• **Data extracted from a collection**

------

static void build_static_dense(skx_ref* r, const std::vector<u64>& exc_h, const std::vector<u64>* spmask) {
    static const int sd_env = skx::knob("SKX_STATIC_DENSE") ? atoi(skx::knob("SKX_STATIC_DENSE")) : 1;
    if (!sd_env || !r->d_kt_key || !r->rare_direct) return;
    const u64 slots = (u64)r->kt_mask + 1;
    const u32 n_sp = r->n_species;
    const u64 cap_sp = (u64)191 * r->s / std::max<u32>(r->rb, 1u), cap = std::min<u64>(131072, cap_sp * n_sp);
    u64* d_keys = nullptr;
    u32 *d_slots = nullptr, *d_n = nullptr;
    bool ok = cap >= 1 && hipMalloc(&d_keys, (cap + 1) * 8) == hipSuccess && hipMalloc(&d_slots, (cap + 1) * 4) == hipSuccess &&
              hipMalloc(&d_n, 4) == hipSuccess && hipMemset(d_n, 0, 4) == hipSuccess;
    u32 n = 0;
    if (ok) {
        skx::launch_collect_dense(nullptr, r->d_kt_key, r->d_kt_off, slots, d_keys, d_slots, d_n, (u32)cap);
        ok = hipGetLastError() == hipSuccess && hipMemcpy(&n, d_n, 4, hipMemcpyDeviceToHost) == hipSuccess && n <= cap;
    }
    std::vector<u64> keys(n);
    std::vector<u32> kslot(n);
    ok = ok && (n == 0 || (hipMemcpy(keys.data(), d_keys, (size_t)n * 8, hipMemcpyDeviceToHost) == hipSuccess &&
                           hipMemcpy(kslot.data(), d_slots, (size_t)n * 4, hipMemcpyDeviceToHost) == hipSuccess));
    (void)hipFree(d_keys); (void)hipFree(d_slots); (void)hipFree(d_n);
    if (!ok) { (void)hipGetLastError(); return; }
    try {
        std::vector<std::vector<std::pair<u64, u32>>> per(n_sp);
        for (u32 i = 0; i < n; ++i) {
            u32 sp = 0;
            if (n_sp > 1) {
                const u64 m = spmask ? (*spmask)[kslot[i]] : 0;
                if (m == 0 || (m & (m - 1)) != 0) return;
                sp = (u32)__builtin_ctzll(m);
            }
            per[sp].push_back({keys[i], kslot[i]});
        }
        std::vector<u64> ex(exc_h);
        std::sort(ex.begin(), ex.end());
        ex.erase(std::unique(ex.begin(), ex.end()), ex.end());
        std::vector<u32> seg(2 * n_sp), segw(2 * n_sp);
        u32 row = 0;
        for (u32 sp = 0; sp < n_sp; ++sp) {
            if (per[sp].size() > cap_sp) return;
            std::sort(per[sp].begin(), per[sp].end());
            seg[2 * sp] = row; seg[2 * sp + 1] = (u32)per[sp].size();
            segw[2 * sp] = row / 64; segw[2 * sp + 1] = (row + (u32)per[sp].size() + 63) / 64;
            row = (row + (u32)per[sp].size() + 63u) & ~63u;
        }
        const u32 t0 = row, n_sd = ex.empty() ? (n_sp ? seg[2 * (n_sp - 1)] + seg[2 * (n_sp - 1) + 1] : 0u) : t0 + (u32)ex.size();
        std::vector<u64> qs(std::max<u32>(n_sd, 1u), 0xFFFFFFFFFFFFFFFFull);
        std::vector<u32> srow(slots, 0xFFFFFFFFu);
        for (u32 sp = 0; sp < n_sp; ++sp)
            for (u32 i = 0; i < per[sp].size(); ++i) { qs[seg[2 * sp] + i] = per[sp][i].first; srow[per[sp][i].second] = seg[2 * sp] + i; }
        for (u32 i = 0; i < ex.size(); ++i) qs[t0 + i] = ex[i];
        const u32 n_bt = r->n_bands * r->n_tiles;
// ... 200 lines not shown
                     hipMemset(d_over, 0, 4) == hipSuccess;
                if (ok && n_species > 1) ok = hipMalloc(&d_spm, slots * 8) == hipSuccess && hipMemset(d_spm, 0, slots * 8) == hipSuccess;
                if (!ok) break;
                skx::launch_rare_count(nullptr, r->d_mat, mat_elems, r->d_kt_key, r->d_kt_cnt, (u32)(slots - 1), d_over, d_spm, r->d_grp_sp, s);
                u32 over = 0;
                ok = hipGetLastError() == hipSuccess && hipMemcpy(&over, d_over, 4, hipMemcpyDeviceToHost) == hipSuccess;
                if (ok && !over) break;
                drop();
                (void)hipFree(d_spm); d_spm = nullptr;
                if (attempt == 3) ok = false;
            }
            std::vector<u64> spm;
            if (ok && r->d_kt_key) try {
                std::vector<u32> cnt(slots), off(slots);
                ok = hipMemcpy(cnt.data(), r->d_kt_cnt, slots * 4, hipMemcpyDeviceToHost) == hipSuccess;
                if (ok && d_spm) { spm.resize(slots); ok = hipMemcpy(spm.data(), d_spm, slots * 8, hipMemcpyDeviceToHost) == hipSuccess; }
                (void)hipFree(d_spm); d_spm = nullptr;
                u64 total = 0, keys = 0, rare = 0, long_keys = 0, forced = 0;
                for (u64 i = 0; ok && i < slots; ++i) {
                    const bool multi = !spm.empty() && (spm[i] & (spm[i] - 1)) != 0 && cnt[i] > rare_max && cnt[i] <= (1u << 18);
                    if (cnt[i] && (cnt[i] <= rare_max || multi)) { off[i] = (u32)total; total += cnt[i]; ++rare; long_keys += cnt[i] > 8u ? 1 : 0; forced += multi ? 1 : 0; }
                    else off[i] = 0xFFFFFFFFu;
                    keys += cnt[i] ? 1 : 0;
                }
                r->n_forced_rare = forced;
                ok = ok && total < 0xFFFFFFF0ull;
                ok = ok && hipMalloc(&r->d_kt_off, slots * 4) == hipSuccess && hipMalloc(&r->d_post, std::max<u64>(total, 1) * 4) == hipSuccess &&
                     hipMalloc(&d_cursor, slots * 4) == hipSuccess && hipMemset(d_cursor, 0, slots * 4) == hipSuccess &&
                     hipMemcpy(r->d_kt_off, off.data(), slots * 4, hipMemcpyHostToDevice) == hipSuccess;
                if (ok) {
                    skx::launch_rare_fill(nullptr, r->d_mat, mat_elems, s, r->d_kt_key, r->d_kt_off, d_cursor, r->d_post, (u32)(slots - 1));
                    ok = hipGetLastError() == hipSuccess && hipDeviceSynchronize() == hipSuccess;
                }
                if (ok) { r->kt_mask = (u32)(slots - 1); r->rare_max = rare_max; r->n_keys = keys; r->n_rare_keys = rare; r->n_postings = total; }
                static const int mlong_env = skx::knob("SKX_LONG_ROWS") ? atoi(skx::knob("SKX_LONG_ROWS")) : 1;
                if (ok && mlong_env) {
                    std::vector<u32> lid(slots, 0xFFFFFFFFu), lslot;
                    for (u64 i = 0; i < slots; ++i)
                        if (off[i] != 0xFFFFFFFFu && cnt[i] > 8u) { lid[i] = (u32)lslot.size(); lslot.push_back((u32)i); }
                    const u64 n_long = lslot.size(), row_bytes = (u64)r->n_pad / 8;
                    size_t mem_free = 0, mem_total = 0;
                    (void)hipMemGetInfo(&mem_free, &mem_total);
                    bool lok = n_long > 0 && n_long * row_bytes <= mem_free / 8 &&
                               hipMalloc(&r->d_mlong, n_long * row_bytes) == hipSuccess && hipMemset(r->d_mlong, 0, n_long * row_bytes) == hipSuccess &&
                               hipMalloc(&r->d_lid, slots * 4) == hipSuccess && hipMalloc(&r->d_lslot, n_long * 4) == hipSuccess &&
                               hipMemcpy(r->d_lid, lid.data(), slots * 4, hipMemcpyHostToDevice) == hipSuccess &&
                               hipMemcpy(r->d_lslot, lslot.data(), n_long * 4, hipMemcpyHostToDevice) == hipSuccess;
                    if (lok) {
                        skx::launch_mlong_build(nullptr, r->d_lslot, (u32)n_long, r->d_kt_off, r->d_kt_cnt, r->d_post, r->d_mlong, r->n_pad / 64);
                        lok = hipGetLastError() == hipSuccess && hipDeviceSynchronize() == hipSuccess;
                    }
                    if (lok) r->n_long = n_long;
                    if (lok) build_patterns(r);
                    const bool mostly_patterns = lok && r->d_prec && r->n_pat_lists * 10 >= n_long * 9;
                    static const int mlongt_env = skx::knob("SKX_LONG_ROWS_T") ? atoi(skx::knob("SKX_LONG_ROWS_T")) : 1;
                    if (lok && mlongt_env && (!mostly_patterns || mlongt_env == 2)) {
                        const u32 n_lw = (u32)((n_long + 63) / 64);
                        const u64 t_bytes = (u64)r->n_pad * n_lw * 8;
                        (void)hipMemGetInfo(&mem_free, &mem_total);
                        if (t_bytes <= mem_free / 8 && hipMalloc(&r->d_mlongT, t_bytes) == hipSuccess) {
                            skx::launch_mlong_transpose(nullptr, r->d_mlong, (u32)n_long, r->n_pad / 64, r->d_mlongT, n_lw);
                            if (hipGetLastError() == hipSuccess && hipDeviceSynchronize() == hipSuccess) r->n_lw = n_lw;
                            else { (void)hipFree(r->d_mlongT); r->d_mlongT = nullptr; }
                        } else r->d_mlongT = nullptr;
                        (void)hipGetLastError();
                    }
                    else if (!lok) { (void)hipFree(r->d_mlong); (void)hipFree(r->d_lid); (void)hipFree(r->d_lslot); r->d_mlong = nullptr; r->d_lid = r->d_lslot = nullptr; r->n_long = 0; (void)hipGetLastError(); }
                }
                r->rare_direct = ok && (r->d_mlong != nullptr || long_keys == 0);
            } catch (const std::bad_alloc&) {
                (void)hipFree(r->d_mlong); (void)hipFree(r->d_mlongT); (void)hipFree(r->d_lid); (void)hipFree(r->d_lslot);
                r->d_mlong = r->d_mlongT = nullptr; r->d_lid = r->d_lslot = nullptr; r->n_long = 0; r->n_lw = 0;
                (void)hipFree(r->d_prec); (void)hipFree(r->d_pat_rep); (void)hipFree(r->d_npat); (void)hipFree(r->d_pm);
                r->d_prec = r->d_pat_rep = r->d_npat = nullptr; r->d_pm = nullptr; r->n_pat = 0; r->n_pat_lists = 0;
                r->rare_direct = false;
                ok = false;
            }
            (void)hipFree(d_over); (void)hipFree(d_cursor);
            (void)hipFree(d_spm);
            if (!ok) { drop(); r->rare_direct = false; }
            else build_static_dense(r, exc_h, spm.empty() ? nullptr : &spm);
        }
    }
    const u32 pf_mode = skx::knob("SKX_KMER_PREFILTER") ? (u32)atoi(skx::knob("SKX_KMER_PREFILTER")) : g_kmer_prefilter.load();
    static const u32 kf_bits = skx::knob("SKX_KF_BITS") ? (u32)std::max(1, atoi(skx::knob("SKX_KF_BITS"))) : 8u;
    const u64 kf_auto_bits = 8ull << 15;
    if (k == 16 && any && pf_mode) {
        u32* d_n = nullptr;
        RCHK(hipMalloc(&d_n, 4));
        RCHK(hipMemset(d_n, 0, 4));
        skx::launch_kmer_filter_build(nullptr, seed, max_ref, r->d_filt, r->filt_shift, d_n, nullptr, 0);
        RCHK(hipGetLastError());
        RCHK(hipMemcpy(&r->kf_keys, d_n, 4, hipMemcpyDeviceToHost));
        (void)hipFree(d_n);
        auto table_lg_words = [&](u32 bits) {
            u32 lg = 10;
            while (lg < 27 && (32ull << lg) < (u64)bits * r->kf_keys) ++lg;
            return lg;
        };
        u32 lg_words = table_lg_words(kf_bits);
        if (pf_mode >= 2 && (32ull << lg_words) > kf_auto_bits) {
            lg_words = table_lg_words(std::max(1u, kf_bits / 2));
            if ((32ull << lg_words) > kf_auto_bits) { lg_words = 0; r->kf_keys = 0; }
        }
        if (lg_words) {
            r->kf_shift = 32u - lg_words;
            RCHK(hipMalloc(&r->d_kf, (size_t)4 << lg_words));
            RCHK(hipMemset(r->d_kf, 0, (size_t)4 << lg_words));
            skx::launch_kmer_filter_build(nullptr, seed, max_ref, r->d_filt, r->filt_shift, nullptr, r->d_kf, r->kf_shift);
            RCHK(hipGetLastError());
            RCHK(hipDeviceSynchronize());
        }
    }
#undef RCHK
    *out = r;
    return SKX_OK;
}
SKX_API int skx_ref_create(skx_ref** out, int device, uint32_t k, uint64_t seed, uint32_t s, uint32_t stride, uint32_t n_genomes,
                           const uint64_t* hashes, const uint32_t* col_len) {
    if (!out || !hashes || !col_len) return fail(SKX_ERR_INVALID, "NULL argument");
    *out = nullptr;
    if (s < 1 || stride < 1 || n_genomes < 1)
        return fail(SKX_ERR_INVALID, "empty reference (s=%u, stride=%u, n_genomes=%u)", s, stride, n_genomes);
    return skx_ref_create_multi(out, device, k, seed, s, stride, 1, &n_genomes, &hashes, &col_len);
}
SKX_API int skx_ref_sketch_size(const skx_ref* ref, uint32_t* s, uint32_t* stride) {
    if (!ref) return fail(SKX_ERR_INVALID, "NULL argument");
    if (s) *s = ref->s_read;
    if (stride) *stride = ref->s;
    return SKX_OK;
}
SKX_API int skx_ref_n_genomes(const skx_ref* ref, uint32_t* n_genomes) {
    if (!ref || !n_genomes) return fail(SKX_ERR_INVALID, "NULL argument");
    *n_genomes = ref->n_genomes;
    return SKX_OK;
}
SKX_API int skx_ref_n_species(const skx_ref* ref, uint32_t* n_species) {
    if (!ref || !n_species) return fail(SKX_ERR_INVALID, "NULL argument");
    *n_species = ref->n_species;
    return SKX_OK;
}
SKX_API int skx_ref_species_genomes(const skx_ref* ref, uint32_t species, uint32_t* n_genomes) {
    if (!ref || !n_genomes) return fail(SKX_ERR_INVALID, "NULL argument");
    if (species >= ref->n_species) return fail(SKX_ERR_INVALID, "species %u outside 0..%u", species, ref->n_species - 1);
    *n_genomes = ref->sp_n[species];
    return SKX_OK;
}
SKX_API int skx_ref_kmer_filter(const skx_ref* ref, uint64_t* n_keys, uint64_t* table_bytes) {
    if (!ref) return fail(SKX_ERR_INVALID, "NULL argument");
    if (n_keys) *n_keys = ref->d_kf ? ref->kf_keys : 0;
    if (table_bytes) *table_bytes = ref->d_kf ? (4ull << (32u - ref->kf_shift)) : 0;
    return SKX_OK;
}
SKX_API int skx_ref_rare_index(const skx_ref* ref, uint64_t* n_keys, uint64_t* n_rare_keys, uint64_t* n_postings, uint64_t* bytes) {
    if (!ref) return fail(SKX_ERR_INVALID, "NULL argument");
    const bool on = ref->d_kt_key != nullptr;
    if (n_keys) *n_keys = on ? ref->n_keys : 0;
    if (n_rare_keys) *n_rare_keys = on ? ref->n_rare_keys : 0;
    if (n_postings) *n_postings = on ? ref->n_postings : 0;
    if (bytes) *bytes = on ? ((u64)ref->kt_mask + 1) * 16 + std::max<u64>(ref->n_postings, 1) * 4 + (ref->d_mlong ? ref->n_long * (ref->n_pad / 8 + 4) + ((u64)ref->kt_mask + 1) * 4 : 0) + (ref->d_mlongT ? (u64)ref->n_pad * ref->n_lw * 8 : 0) : 0;
    return SKX_OK;
}
SKX_API int skx_ref_patterns(const skx_ref* ref, uint64_t* n_long_lists, uint64_t* n_patterns, uint64_t* n_pattern_lists, uint64_t* bytes) {
    if (!ref) return fail(SKX_ERR_INVALID, "NULL argument");
    if (n_long_lists) *n_long_lists = ref->d_mlong ? ref->n_long : 0;
    if (n_patterns) *n_patterns = ref->d_prec ? ref->n_pat : 0;
    if (n_pattern_lists) *n_pattern_lists = ref->d_prec ? ref->n_pat_lists : 0;
    if (bytes) *bytes = ref->d_prec ? ref->n_long * skx::pat_record_words() * 4 + (u64)((ref->n_pat + 63) / 64) * ref->n_pad * 8 + (u64)ref->n_pat * 4 : 0;
    return SKX_OK;
}
SKX_API int skx_ref_static_dense(const skx_ref* ref, int* is_static, uint64_t* n_hashes) {
    if (!ref) return fail(SKX_ERR_INVALID, "NULL argument");
    if (is_static) *is_static = ref->static_dense ? 1 : 0;
    if (n_hashes) *n_hashes = ref->static_dense ? ref->n_sd : 0;
    return SKX_OK;
}
SKX_API int skx_ref_pass_bytes(const skx_ref* ref, uint64_t* bytes) {
    if (!ref || !bytes) return fail(SKX_ERR_INVALID, "NULL argument");
    *bytes = 8ull * ref->s * ref->n_genomes;
    return SKX_OK;
}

------

• **The task**
What is needed is an exact copy of the entries above, from the first line through the line holding "const u64 slots = (u64)r->kt_mask + 1;", with both of those lines kept; please give nothing else.

• **Answer to the problem**
static void build_static_dense(skx_ref* r, const std::vector<u64>& exc_h, const std::vector<u64>* spmask) {
    static const int sd_env = skx::knob("SKX_STATIC_DENSE") ? atoi(skx::knob("SKX_STATIC_DENSE")) : 1;
    if (!sd_env || !r->d_kt_key || !r->rare_direct) return;
    const u64 slots = (u64)r->kt_mask + 1;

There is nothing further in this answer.